■ MATERIALS PROVIDED
VKRT_DEV void closestHitFront(const DevScene& sc, const RayHit& hit, const uint32_t instId, const uint4 ts, f3 worldRayDir, const Payload& prd,
                              ShadeStats& st, HitMid& mid)
{
  st.hits++;
  const uint32_t i0 = ts.x, i1 = ts.y, i2 = ts.z, matIndex = ts.w;
  const f3 b = mk3(1.0f - hit.u - hit.v, hit.u, hit.v);

  const BufView vPN = bufView(sc.vertexPN), vMat = bufView(sc.shadeMaterials), vInst = bufView(sc.instances);
  const float4 a0 = bufLoad4(vPN, VKRT_VERTEX_BYTES * i0), b0 = bufLoad4(vPN, VKRT_VERTEX_BYTES * i0 + 16u), tq0 = bufLoad4(vPN, VKRT_VERTEX_BYTES * i0 + 32u);
  const float4 a1 = bufLoad4(vPN, VKRT_VERTEX_BYTES * i1), b1 = bufLoad4(vPN, VKRT_VERTEX_BYTES * i1 + 16u), tq1 = bufLoad4(vPN, VKRT_VERTEX_BYTES * i1 + 32u);
  const float4 a2 = bufLoad4(vPN, VKRT_VERTEX_BYTES * i2), b2 = bufLoad4(vPN, VKRT_VERTEX_BYTES * i2 + 16u), tq2 = bufLoad4(vPN, VKRT_VERTEX_BYTES * i2 + 32u);
  const uint32_t mo = 64u * matIndex;
  const float4 m0 = bufLoad4(vMat, mo), m1 = bufLoad4(vMat, mo + 16u), ref01 = bufLoad4(vMat, mo + 32u), ref23 = bufLoad4(vMat, mo + 48u);
  const uint32_t dimB = __float_as_uint(ref01.x), baseB = __float_as_uint(ref01.y), dimM = __float_as_uint(ref01.z), baseM = __float_as_uint(ref01.w);
  const uint32_t dimN = __float_as_uint(ref23.x), baseN = __float_as_uint(ref23.y), dimE = __float_as_uint(ref23.z), baseE = __float_as_uint(ref23.w);
  DevInstance in;
  {
    const uint32_t io = 96u * instId;
    const float4 q0 = bufLoad4(vInst, io), q1 = bufLoad4(vInst, io + 16u), q2 = bufLoad4(vInst, io + 32u), q3 = bufLoad4(vInst, io + 48u), q4 = bufLoad4(vInst, io + 64u),
                 q5 = bufLoad4(vInst, io + 80u);
    in.o2w[0] = q0.x; in.o2w[1] = q0.y; in.o2w[2] = q0.z; in.o2w[3] = q0.w; in.o2w[4] = q1.x; in.o2w[5] = q1.y; in.o2w[6] = q1.z; in.o2w[7] = q1.w;
    in.o2w[8] = q2.x; in.o2w[9] = q2.y; in.o2w[10] = q2.z; in.o2w[11] = q2.w;
    in.w2o[0] = q3.x; in.w2o[1] = q3.y; in.w2o[2] = q3.z; in.w2o[3] = q3.w; in.w2o[4] = q4.x; in.w2o[5] = q4.y; in.w2o[6] = q4.z; in.w2o[7] = q4.w;
    in.w2o[8] = q5.x; in.primMesh = __float_as_int(q5.y); in.vis = 0u; in.pad = 0;
  }
  GltfPBRMaterial mat;
  mat.pbrBaseColorFactor[0] = m0.x; mat.pbrBaseColorFactor[1] = m0.y; mat.pbrBaseColorFactor[2] = m0.z; mat.pbrBaseColorFactor[3] = 1.0f;
  mat.metallicFactor = m0.w; mat.roughnessFactor = m1.x;
  mat.emissiveFactor[0] = m1.y; mat.emissiveFactor[1] = m1.z; mat.emissiveFactor[2] = m1.w;
  mat.pbrBaseColorTexture = (dimB & 0x8000u) ? 0 : -1; mat.metallicRoughnessTexture = (dimM & 0x8000u) ? 0 : -1;
  mat.normalTexture = (dimN & 0x8000u) ? 0 : -1; mat.emissiveTexture = (dimE & 0x8000u) ? 0 : -1;
  const float tu = (b0.z * b.x + b1.z * b.y) + b2.z * b.z;
  const float tv = (b0.w * b.x + b1.w * b.y) + b2.w * b.z;

  const bool emits = prd.depth == 0 || prd.isSpecular;
  const bool wantE = emits && mat.emissiveTexture > -1, wantN = mat.normalTexture > -1;
  const bool wantB = mat.pbrBaseColorTexture > -1, wantM = mat.metallicRoughnessTexture > -1;
  st.taps += (wantE ? 1u : 0u) + (wantN ? 1u : 0u) + (wantB ? 1u : 0u) + (wantM ? 1u : 0u);
  TexTap tE, tN, tB, tM;
  uint32_t e00 = 0u, e10 = 0u, e01 = 0u, e11 = 0u, n00 = 0u, n10 = 0u, n01 = 0u, n11 = 0u;
  uint32_t c00 = 0u, c10 = 0u, c01 = 0u, c11 = 0u, r00 = 0u, r10 = 0u, r01 = 0u, r11 = 0u;
  const bool pool = sc.texQuads != nullptr;
  const BufView gather = bufView(pool ? (const void*)sc.texQuads : (const void*)sc.texels);
#define VKRT_TAP(dim, base, want, tap, a, b, c, d)                                                                                     \
  if(__ballot(want) != 0ull)                                                                                                           \
  {                                                                                                                                    \
    const uint32_t w_ = ((dim) & 0x7fffu) + 1u, h_ = (((dim) >> 16) & 0x7fffu) + 1u;                                                   \
    const bool live_ = (want) && ((dim) >> 31) != 0u;                                                                                  \
    int x0_, y0_;                                                                                                                      \
    texFootprintOrigin(w_, h_, ((base) >> 31) != 0u, ((dim) >> 31) != 0u, tu, tv, tap, x0_, y0_);                                      \
    if(pool)                                                                                                                           \
    {                                                                                                                                  \
      const uint32_t rec_ = live_ ? ((uint32_t)y0_ * w_ + (uint32_t)x0_) + ((base) & 0x7fffffffu) : 0u;                                 \
      const float4 v_ = bufLoad4(gather, 16u * rec_);                                                                                  \
      a = __float_as_uint(v_.x); b = __float_as_uint(v_.y); c = __float_as_uint(v_.z); d = __float_as_uint(v_.w);                      \
    }                                                                                                                                  \
    else                                                                                                                               \
    {                                                                                                                                  \
      texFootprintTexels((base) & 0x7fffffffu, w_, h_, live_, x0_, y0_, tap);                                                          \
      a = bufLoad1(gather, 4u * tap.i00); b = bufLoad1(gather, 4u * tap.i10);                                                          \
      c = bufLoad1(gather, 4u * tap.i01); d = bufLoad1(gather, 4u * tap.i11);                                                          \
    }                                                                                                                                  \
  }
  VKRT_TAP(dimE, baseE, wantE, tE, e00, e10, e01, e11)
  VKRT_TAP(dimN, baseN, wantN, tN, n00, n10, n01, n11)
  VKRT_TAP(dimB, baseB, wantB, tB, c00, c10, c01, c11)
  VKRT_TAP(dimM, baseM, wantM, tM, r00, r10, r01, r11)
#undef VKRT_TAP

  const f3 pos = mk3(a0.x, a0.y, a0.z) * b.x + mk3(a1.x, a1.y, a1.z) * b.y + mk3(a2.x, a2.y, a2.z) * b.z;
  const f3 worldPos = xformPoint(in, pos);
  const f3 nrm = normalize3(mk3(a0.w, b0.x, b0.y) * b.x + mk3(a1.w, b1.x, b1.y) * b.y + mk3(a2.w, b2.x, b2.y) * b.z);
  const f3 worldNrm = normalize3(xformNormal(in, nrm));
  const f3 tag = normalize3(mk3(tq0.x, tq0.y, tq0.z) * b.x + mk3(tq1.x, tq1.y, tq1.z) * b.y + mk3(tq2.x, tq2.y, tq2.z) * b.z);
  f3 worldTag = normalize3(xformNormal(in, tag));
  worldTag = normalize3(worldTag - dot3(worldTag, worldNrm) * worldNrm);
  const f3 worldBin = tq0.w * cross3(worldNrm, worldTag);

  f3 emittance = mk3(0.0f);
  if(emits)
  {
    emittance = mk3(mat.emissiveFactor[0], mat.emissiveFactor[1], mat.emissiveFactor[2]);
    if(wantE)
    {
      const f4 t = texBlend(st.lut, tE, e00, e10, e01, e11);
      emittance = emittance * mk3(t.x, t.y, t.z);
    }
  }
  f3 tangent = worldTag, binormal = worldBin;
  f3 texNormal = worldNrm;
  if(wantN)
  {
    const f4 t = texBlend(st.lut, tN, n00, n10, n01, n11);
    texNormal = normalize3(mk3(t.x, t.y, t.z) * 2.0f - mk3(1.0f));
    texNormal = normalize3(tangent * texNormal.x + binormal * texNormal.y + worldNrm * texNormal.z);
    createCoordinateSystem(texNormal, tangent, binormal);
  }
  f3 baseColor = mk3(mat.pbrBaseColorFactor[0], mat.pbrBaseColorFactor[1], mat.pbrBaseColorFactor[2]);
  if(wantB)
  {
    const f4 t = texBlend(st.lut, tB, c00, c10, c01, c11);
    baseColor = baseColor * mk3(t.x, t.y, t.z);
  }
  float metalness = mat.metallicFactor, roughness = mat.roughnessFactor;
  if(wantM)
  {
    const f4 t = texBlend(st.lut, tM, r00, r10, r01, r11);
    roughness *= t.y;
    metalness *= t.z;
  }

  mid.worldPos = worldPos; mid.N = texNormal; mid.tangent = tangent; mid.binormal = binormal;
  mid.V = normalize3(-worldRayDir);
  mid.baseColor = baseColor; mid.emittance = emittance;
  mid.metalU = metalness; mid.roughU = roughness;
  mid.retap = (mat.pbrBaseColorTexture > -1 ? 1u : 0u) + (mat.metallicRoughnessTexture > -1 ? 1u : 0u);
}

■ WHAT THE TASK REQUIRES
Please return a copy of each line in the entries that has the string "emits".

■ OUTPUT OF THE EXERCISE
  const bool emits = prd.depth == 0 || prd.isSpecular;
  const bool wantE = emits && mat.emissiveTexture > -1, wantN = mat.normalTexture > -1;
  if(emits)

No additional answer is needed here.